#### INSTRUCTIONS FOR THE TASK:
Among the records below, determine how many lines have the word "WBLOCK" in them; output only the number.

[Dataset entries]
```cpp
template <int PREC, int GB, bool MULTI = false>
__global__ __launch_bounds__(WBLOCK) void wstep_kernel(const TileArgs a) {
    typedef typename Prec<PREC>::mixed mixed;
    static_assert(GB > 0, "register bins only");
    __shared__ double s_scale[MAX_GROUPS + 2];
    __shared__ double s_part[WBLOCK / 64][CHAIN_INLINE_SUM_NT];
    __shared__ double s_x[64 + XCHG_MAX_WORLD * CHAIN_INLINE_SUM_NT];
    __shared__ int s_go;
    __shared__ unsigned s_gen;
    __shared__ unsigned long long s_seq1;
    __shared__ mixed s_img[WBLOCK / 64][7][WAVE_SLOTS];
    __shared__ double s_block[256];
    const int tid = threadIdx.x, lane = tid & 63, G = a.num_groups, NT = G + 2;
    const int wv = __builtin_amdgcn_readfirstlane(tid >> 6);
    const bool chain_wave = tid < 64;
    const int itg = tid & 63;
    if (a.census) {
        if (tid == 0) {
            __hip_atomic_fetch_add(&a.sync[2], 1u, __ATOMIC_RELAXED, __HIP_MEMORY_SCOPE_AGENT);
            unsigned n = 0;
            while (__hip_atomic_load(&a.sync[2], __ATOMIC_RELAXED, __HIP_MEMORY_SCOPE_AGENT) < gridDim.x && ++n < CENSUS_SPIN_LIMIT)
                __builtin_amdgcn_s_sleep(16);
            if (__hip_atomic_load(&a.sync[2], __ATOMIC_RELAXED, __HIP_MEMORY_SCOPE_AGENT) < gridDim.x) atomicOr(&a.sync[3], 1u);
        }
        return;
    }
    TileEnv<PREC, GB> e;
    e.tid = tid; e.G = G; e.smem = nullptr; e.wbins0 = nullptr; e.s_scale = s_scale;
    e.clear_ke();
    WaveStep<PREC, GB> ws(a, &e, s_scale, &s_img[wv][0][0], lane);
    typedef WaveBounds Bounds;
    auto bounds = [&](const int ww, Bounds& b) { ws.bounds(ww, b); };
    auto load_vf = [&](const Bounds& b, WStepIn<PREC>& in) { ws.load_vf(b, in); };
    auto load_x = [&](const Bounds& b, WStepIn<PREC>& in) { ws.load_x(b, in); };
    auto prepare = [&](WStepIn<PREC>& t, const Bounds& bd, const bool ke) { ws.template prepare<true>(t, bd, ke); };
    auto finish = [&](WStepIn<PREC>& t, const Bounds& bd) { ws.finish(t, bd); };
    auto wfence = [] { WaveStep<PREC, GB>::wfence(); };

    unsigned gen0 = 0;
    unsigned long long seq0 = 0;
    Chain1Regs creg{};
    if (chain_wave) {
        gen0 = __hip_atomic_load(&a.sync[1], __ATOMIC_RELAXED, __HIP_MEMORY_SCOPE_AGENT);
        seq0 = __hip_atomic_load(a.chain.x.seq, __ATOMIC_RELAXED, __HIP_MEMORY_SCOPE_AGENT);
        if (itg < NT && !(MULTI && a.chain.L.C > 1)) creg = chain1_load(a.chain, a.st_in, itg);
    }
    if (MULTI && a.chain.L.C > 1 && tid < a.chain.L.total) s_block[tid] = a.st_in[tid];

    const int nw = a.num_wtiles, stride = (int)gridDim.x * (WBLOCK / 64);

    TRACE(0);
    const int w0 = __builtin_amdgcn_readfirstlane((int)blockIdx.x * (WBLOCK / 64) + wv);
    const bool have = w0 < nw;
    int w = w0;
    Bounds b0{}, b1{};
    WStepIn<PREC> cur;
    if (have) {
        bounds(w, b0);
        if (w + stride < nw) bounds(w + stride, b1);
        load_vf(b0, cur);
    }
    while (have) {
#ifdef TGNH_TRACE
        if (w == w0) { asm volatile("s_waitcnt vmcnt(0)" ::: "memory"); TRACE(3); }
#endif
        prepare(cur, b0, true);
#ifdef TGNH_TRACE
        if (w == w0) TRACE(4);
#endif
        if (w + stride >= nw) break;
        wfence();
        w += stride;
        b0 = b1;
        if (w + stride < nw) bounds(w + stride, b1);
        load_vf(b0, cur);
    }
    const int w_last = w;
    TRACE(1);
    MeetShared sh{s_scale, s_part, s_x, &s_go, &s_gen, &s_seq1, s_block};
    if (!step_meet<PREC, GB, true, WBLOCK, MULTI>(a, e, gen0, seq0, creg, sh, [&] {
            if (have) {
                load_x(b0, cur);
                if (w_last - stride >= 0) bounds(w_last - stride, b1);
            }
        })) return;

    TRACE(9);
    if (have) {
        w = w_last;
        finish(cur, b0);
        TRACE(5);
        while (w - stride >= 0) {
            w -= stride;
            b0 = b1;
            if (w - stride >= 0) bounds(w - stride, b1);
            load_vf(b0, cur); load_x(b0, cur);
            prepare(cur, b0, false);
            finish(cur, b0);
        }
    }
    TRACE(15);
}

constexpr int CHAIN_LDS_DOUBLES = 2048;

__device__ __forceinline__ void chain_prologue(const ChainArgs& a, double (*sred)[MAX_GROUPS + 2], double* s_chain, double* s_ke) {
    const ChainLayout& L = a.L;
    const int NT = L.NT, tid = threadIdx.x, lane = tid & 63, wv = tid >> 6;
    double* st = a.st;
    if (a.commit) {
        for (int i = tid; i < L.total; i += BLOCK)
            if (i < L.off_ke_red || i >= L.off_ke_red + NT) st[i] = a.stage[i];
        __syncthreads();
    }
    if (a.do_sum) {
        constexpr int PER = GRID_CAP / BLOCK;
        double acc[MAX_GROUPS + 2];
#pragma unroll
        for (int b = 0; b < MAX_GROUPS + 2; b++) acc[b] = 0.0;
        if (NT <= 4) {
            double val[PER][4];
#pragma unroll
            for (int j = 0; j < PER; j++) {
                const int p = tid + j * BLOCK;
#pragma unroll
                for (int b = 0; b < 4; b++) val[j][b] = (p < a.nparts && b < NT) ? a.partials[(size_t)p * NT + b] : 0.0;
            }
#pragma unroll
            for (int j = 0; j < PER; j++)
#pragma unroll
                for (int b = 0; b < 4; b++) acc[b] += val[j][b];
        } else {
#pragma unroll
            for (int b = 0; b < MAX_GROUPS + 2; b++) {
                if (b < NT) {
                    double val[PER];
#pragma unroll
                    for (int j = 0; j < PER; j++) { const int p = tid + j * BLOCK; val[j] = p < a.nparts ? a.partials[(size_t)p * NT + b] : 0.0; }
#pragma unroll
                    for (int j = 0; j < PER; j++) acc[b] += val[j];
                }
            }
        }
        for (int p = tid; p < a.nbig; p += BLOCK) {
#pragma unroll
            for (int b = 0; b < MAX_GROUPS + 2; b++)
                if (b < NT) acc[b] += a.partials[((size_t)GRID_CAP + p) * NT + b];
        }
#pragma unroll
        for (int b = 0; b < MAX_GROUPS + 2; b++) {
            if (b < NT) {
                const double s = wave_sum(acc[b]);
                if (lane == 0) sred[wv][b] = s;
            }
        }
        __syncthreads();
        if (tid < NT) {
            double s = 0.0;
            for (int w = 0; w < BLOCK / 64; w++) s += sred[w][tid];
            st[L.off_ke_red + tid] = s;
            s_ke[tid] = s;
        }
        __syncthreads();
    } else if (tid < NT) {
        s_ke[tid] = st[chain_ke_src(a) + tid];
    }
    if (tid < NT && a.status && !a.ke_carry && s_ke[tid] != s_ke[tid]) atomicOr(a.status, 16u);
    if (a.x_send) xchg_send(a.x, NT, tid, BLOCK, s_chain, tid < NT ? s_ke[tid] : 0.0);
    if (a.x_wait) {
        __syncthreads();
        if (tid < 64) {
            const double tot = xchg_wait_sum(a.x, NT, tid, s_chain);
            if (tid < NT) { s_ke[tid] = tot; st[L.off_ke_red + tid] = tot; }
        }
        __syncthreads();
    }
}

__global__ __launch_bounds__(BLOCK) void rowsum_kernel(const ChainArgs a) {
    __shared__ double sred[BLOCK / 64][MAX_GROUPS + 2];
    __shared__ double s_chain[2 * XCHG_MAX_WORLD * XCHG_NT_PAD > 64 ? 2 * XCHG_MAX_WORLD * XCHG_NT_PAD : 64];
    __shared__ double s_ke[MAX_GROUPS + 2];
    chain_prologue(a, sred, s_chain, s_ke);
}

__global__ __launch_bounds__(BLOCK) void chain_kernel(const ChainArgs a) {
    __shared__ double sred[BLOCK / 64][MAX_GROUPS + 2];
    __shared__ double s_chain[CHAIN_LDS_DOUBLES];
    __shared__ double s_ke[MAX_GROUPS + 2];
    const ChainLayout& L = a.L;
    const int NT = L.NT, tid = threadIdx.x;
    double* st = a.st;
    CHAIN_TRACE(0);
    chain_prologue(a, sred, s_chain, s_ke);
    if (!a.do_chain) return;
    if (!a.do_sum) __syncthreads();
    CHAIN_TRACE(1);
    if (L.mode == TGNH_MODE_TGNH && L.C > 4 && L.C <= 16 && a.lanes) {
        chain_lanes_run(a, st, tid, BLOCK, s_ke);
        if (tid == 0) {
            double s = 0.0;
            for (int i = 0; i < NT; i++) s += s_ke[i];
            st[L.off_kesum] = 0.5 * s;
        }
    } else if (L.mode == TGNH_MODE_TGNH) {
        int itg = -1;
        if (tid < NT - 1) itg = tid;
        else if (tid == 64) itg = NT - 1;
        if (itg >= 0) {
            switch (L.C) {
                case 1: { Chain1Regs r = chain1_load(a, a.st, itg); r.ke = s_ke[itg]; chain1_run(a, r, a.st, true, nullptr, itg); } break;
                case 2: run_tgnh<2>(a, a.st, a.st, true, nullptr, itg, s_chain, s_ke[itg]); break;
                case 3: run_tgnh<3>(a, a.st, a.st, true, nullptr, itg, s_chain, s_ke[itg]); break;
                case 4: run_tgnh<4>(a, a.st, a.st, true, nullptr, itg, s_chain, s_ke[itg]); break;
                default: run_tgnh<0>(a, a.st, a.st, true, nullptr, itg, s_chain, s_ke[itg]); break;
            }
        }
        if (tid == 0) {
            double s = 0.0;
            for (int i = 0; i < NT; i++) s += s_ke[i];
            st[L.off_kesum] = 0.5 * s;
        }
    } else if (L.C == 1) {
        if (tid < 3) {
            Chain1Regs r = chain1_load(a, a.st, tid); r.ke = s_ke[tid];
            if (L.c1_quirk) chain1q_run(a, r, a.st, true, nullptr, tid);
            else chain1_run(a, r, a.st, true, nullptr, tid);
        }
        if (tid == 64) st[L.off_kesum] = 0.5 * (s_ke[0] + s_ke[2]);
    } else if (tid == 0) {
        switch (L.C) {
            case 1: run_dualnh<1>(a, a.st, a.st, true, nullptr, s_chain, s_ke[0], s_ke[1], s_ke[2]); break;
            case 2: run_dualnh<2>(a, a.st, a.st, true, nullptr, s_chain, s_ke[0], s_ke[1], s_ke[2]); break;
            case 3: run_dualnh<3>(a, a.st, a.st, true, nullptr, s_chain, s_ke[0], s_ke[1], s_ke[2]); break;
            case 4: run_dualnh<4>(a, a.st, a.st, true, nullptr, s_chain, s_ke[0], s_ke[1], s_ke[2]); break;
            default: run_dualnh<0>(a, a.st, a.st, true, nullptr, s_chain, s_ke[0], s_ke[1], s_ke[2]); break;
        }
    }
    CHAIN_TRACE(2);
}
template <int CC>
__global__ __launch_bounds__(BLOCK) void chain_long_kernel(const ChainArgs a) {
    __shared__ double sred[BLOCK / 64][MAX_GROUPS + 2];
    __shared__ double s_chain[2 * XCHG_MAX_WORLD * XCHG_NT_PAD > 64 ? 2 * XCHG_MAX_WORLD * XCHG_NT_PAD : 64];
// ... 565 lines not shown
```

#### EXPECTED OUTPUT:
6